Whilst those born and brought up in houses with large staffs might
struggle to manage their own households with a minimum of help, it must have been doubly hard for the generation of staff who had been trained in traditional country-house service and attained senior positions to discover that they had little or none of the support that in their youth they had themselves supplied as junior servants.

 

Mrs Davidson’s observations on the greater workload of post-war service are echoed again over and over. As former butler Stanley Ager pointed out in his memoirs, those who remained in service, or returned to it, had to combine in one person duties that had once been the preserve of many.

 

Mr Ager was born when Edward VII was on the throne, and his training dated back to the 1920s.
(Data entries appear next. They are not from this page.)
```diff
@@ -298,31 +337,36 @@
   }
 }
 
-
-template <int LOGS, int gfrom, int gto, int NREG, class W, int SYNC = 0, int ES = 1>
+template <int LOGS, int gfrom, int gto, int NREG, class W, int SYNC_ = 0, int ES = 1, int PREV = -1,
+          bool TAIL = false>
 __device__ __forceinline__ void exchange(W (&x)[16], W (&y)[16], W *lds, int j) {
   using Gr = Groups<LOGS>;
   NTTMUL_HOOK_XCHG();
   constexpr int X = gfrom < gto ? gfrom : gto;
+  constexpr int SYNC = NTTMUL_HOOK_XCHG_SYNC(SYNC_);
+  constexpr bool kAuto = SYNC == 0;
+  constexpr int SC = SYNC == 1 || (kAuto && Gr::wave_local(X, ES)) ? 1 : 0;
   const int bw = Gr::template padx<X>(Gr::base(gfrom, j)) * ES;
   const int br = Gr::template padx<X>(Gr::base(gto, j)) * ES;
+  if constexpr (kAuto && exchange_lead_barrier(LOGS, X, PREV, ES)) xsync<0>();
 #pragma unroll
   for (int k = 0; k < 16; k++) lds[bw + Gr::template padx<X>(Gr::off(gfrom, k)) * ES] = x[k];
-  xsync<SYNC>();
+  xsync<SC>();
 #pragma unroll
   for (int k = 0; k < 16; k++) x[k] = lds[br + Gr::template padx<X>(Gr::off(gto, k)) * ES];
-  xsync<SYNC>();
   if constexpr (NREG == 2) {
+    xsync<SC>();
 #pragma unroll
     for (int k = 0; k < 16; k++) lds[bw + Gr::template padx<X>(Gr::off(gfrom, k)) * ES] = y[k];
-    xsync<SYNC>();
+    xsync<SC>();
 #pragma unroll
     for (int k = 0; k < 16; k++) y[k] = lds[br + Gr::template padx<X>(Gr::off(gto, k)) * ES];
-    xsync<SYNC>();
-  }
-}
-
-template <class A, int LOGS, int g, int NPOLY = 2, int SKIP = 0, int SYNC = 0, int ES = 1>
+  }
+  if constexpr (!(kAuto && TAIL)) xsync<SC>();
+}
+
+template <class A, int LOGS, int g, int NPOLY = 2, int SKIP = 0, int SYNC = 0, int ES = 1,
+          int PREV = -1, bool TAIL = false>
 __device__ __forceinline__ void fwd_all(const A &ar, typename A::word (&x)[16],
                                         typename A::word (&y)[16], typename A::word *lds,
                                         const TwPair<typename A::word> *__restrict__ tw, int j,
@@ -331,13 +375,14 @@
   constexpr bool last = g + 1 == Gr::G;
   fwd_group<A, LOGS, g, NPOLY, last ? SKIP : 0>(ar, x, y, tw, j, row, l1, zw);
   if constexpr (!last) {
-    exchange<LOGS, g, g + 1, NPOLY, typename A::word, SYNC, ES>(x, y, lds, j);
-    fwd_all<A, LOGS, g + 1, NPOLY, SKIP, SYNC, ES>(ar, x, y, lds, tw, j, row, l1, zw);
+    exchange<LOGS, g, g + 1, NPOLY, typename A::word, SYNC, ES, PREV, TAIL && g + 2 == Gr::G>(
+        x, y, lds, j);
+    fwd_all<A, LOGS, g + 1, NPOLY, SKIP, SYNC, ES, g, TAIL>(ar, x, y, lds, tw, j, row, l1, zw);
   }
 }
 
 template <class A, int LOGS, int g, bool SCALE, int SKIP = 0, int SYNC = 0, int NPOLY = 1,
-          int ES = 1>
+          int ES = 1, int PREV = -1, bool TAIL = false>
 __device__ __forceinline__ void inv_all(const KParams<A> &P, typename A::word (&x)[16],
                                         typename A::word (&y)[16], typename A::word *lds,
                                         const TwPair<typename A::word> *__restrict__ tw, int j,
@@ -346,8 +391,8 @@
   inv_group<A, LOGS, g, SCALE, g + 1 == Gr::G ? SKIP : 0>(P, x, tw, j, row, l1);
   if constexpr (NPOLY == 2) inv_group<A, LOGS, g, SCALE, g + 1 == Gr::G ? SKIP : 0>(P, y, tw, j, row, l1);
   if constexpr (g > 0) {
-    exchange<LOGS, g, g - 1, NPOLY, typename A::word, SYNC, ES>(x, y, lds, j);
-    inv_all<A, LOGS, g - 1, SCALE, SKIP, SYNC, NPOLY, ES>(P, x, y, lds, tw, j, row, l1);
+    exchange<LOGS, g, g - 1, NPOLY, typename A::word, SYNC, ES, PREV, TAIL && g == 1>(x, y, lds, j);
+    inv_all<A, LOGS, g - 1, SCALE, SKIP, SYNC, NPOLY, ES, g - 1, TAIL>(P, x, y, lds, tw, j, row, l1);
   }
 }
 
@@ -508,11 +553,12 @@
   W *lx = lds[pb];
   constexpr int D = A::kBaseD;
   TwPair<W> zw[16];
-  fwd_all<A, LOGS, 0, 2, D>(P.ar, x, y, lx, P.fw, j, row, L1, zw);
+  constexpr int kXS = rows_threads(LOGS) == 64 ? 2 : 0;
+  fwd_all<A, LOGS, 0, 2, D, kXS>(P.ar, x, y, lx, P.fw, j, row, L1, zw);
   if constexpr (PRIO) __builtin_amdgcn_s_setprio(1);
   base_mult<A, LOGS, D>(P.ar, x, y, zw);
   if constexpr (PRIO) __builtin_amdgcn_s_setprio(0);
-  inv_all<A, LOGS, G - 1, L1 == 0, D>(P, x, y, lx, P.iw, j, row, L1);
+  inv_all<A, LOGS, G - 1, L1 == 0, D, kXS, 1, 1, G - 2, true>(P, x, y, lx, P.iw, j, row, L1);
   NTTMUL_HOOK_ROWS_OUTPUT(x, c, base_g, live);
   if constexpr (kCpol) {
     if (live) {
@@ -924,9 +970,9 @@
   }
   TwPair<W> zw[16];
   if (DIR == 0)
-    fwd_all<A, LOGS, 0, UPG>(P.ar, x, y, lds[pb][0], P.fw, j, row, L1, zw);
+    fwd_all<A, LOGS, 0, UPG, 0, 0, 1, -1, true>(P.ar, x, y, lds[pb][0], P.fw, j, row, L1, zw);
   else
-    inv_all<A, LOGS, G - 1, L1 == 0, 0, 0, UPG>(P, x, y, lds[pb][0], P.iw, j, row, L1);
+    inv_all<A, LOGS, G - 1, L1 == 0, 0, 0, UPG, 1, -1, true>(P, x, y, lds[pb][0], P.iw, j, row, L1);
   if (live) {
     const size_t base_out = DIR == 1 ? tbase(u, GOUT) : u * N + Gr::base(GOUT, j);
 #pragma unroll
```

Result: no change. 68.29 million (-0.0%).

He was a butler for more than three decades, retiring in 1975. His book,
The Butler’s Guide to Clothes Care, Managing the Table, Running the Home and Other Graces
, published in 1981, includes a short memoir that looks back with warmth on his years of experience of working in beautiful historic houses.
31

 

Retirement seemed strange to him: ‘At first I didn’t feel right being out of uniform and in casual clothes in the morning.’ Otherwise, he said, he was content to cease working. ‘After all, I have travelled the world, lived in some magnificent houses and been lucky with my employers. But I still miss the staff. They fought amongst themselves and they always caused me far more trouble than the Lord and Lady – yet I miss them most of all.’ As this narrative has shown, the community of the staff could be all-important to the enjoyment of being a domestic servant.
32

 

Mr Ager began his life in service in 1922, aged fourteen, as the hall boy at Croome Court, Worcestershire, ‘the lowest servant of all’, in the household of Lord Coventry. ‘On my first day it seemed like a house full of servants; there were some forty people of all ages working there. Everyone was friendly except the housekeeper.’ As for so many young people in the nineteenth and early twentieth centuries, his choice seemed made for him: ‘after my parents died, entering service seemed the best way of supporting myself.’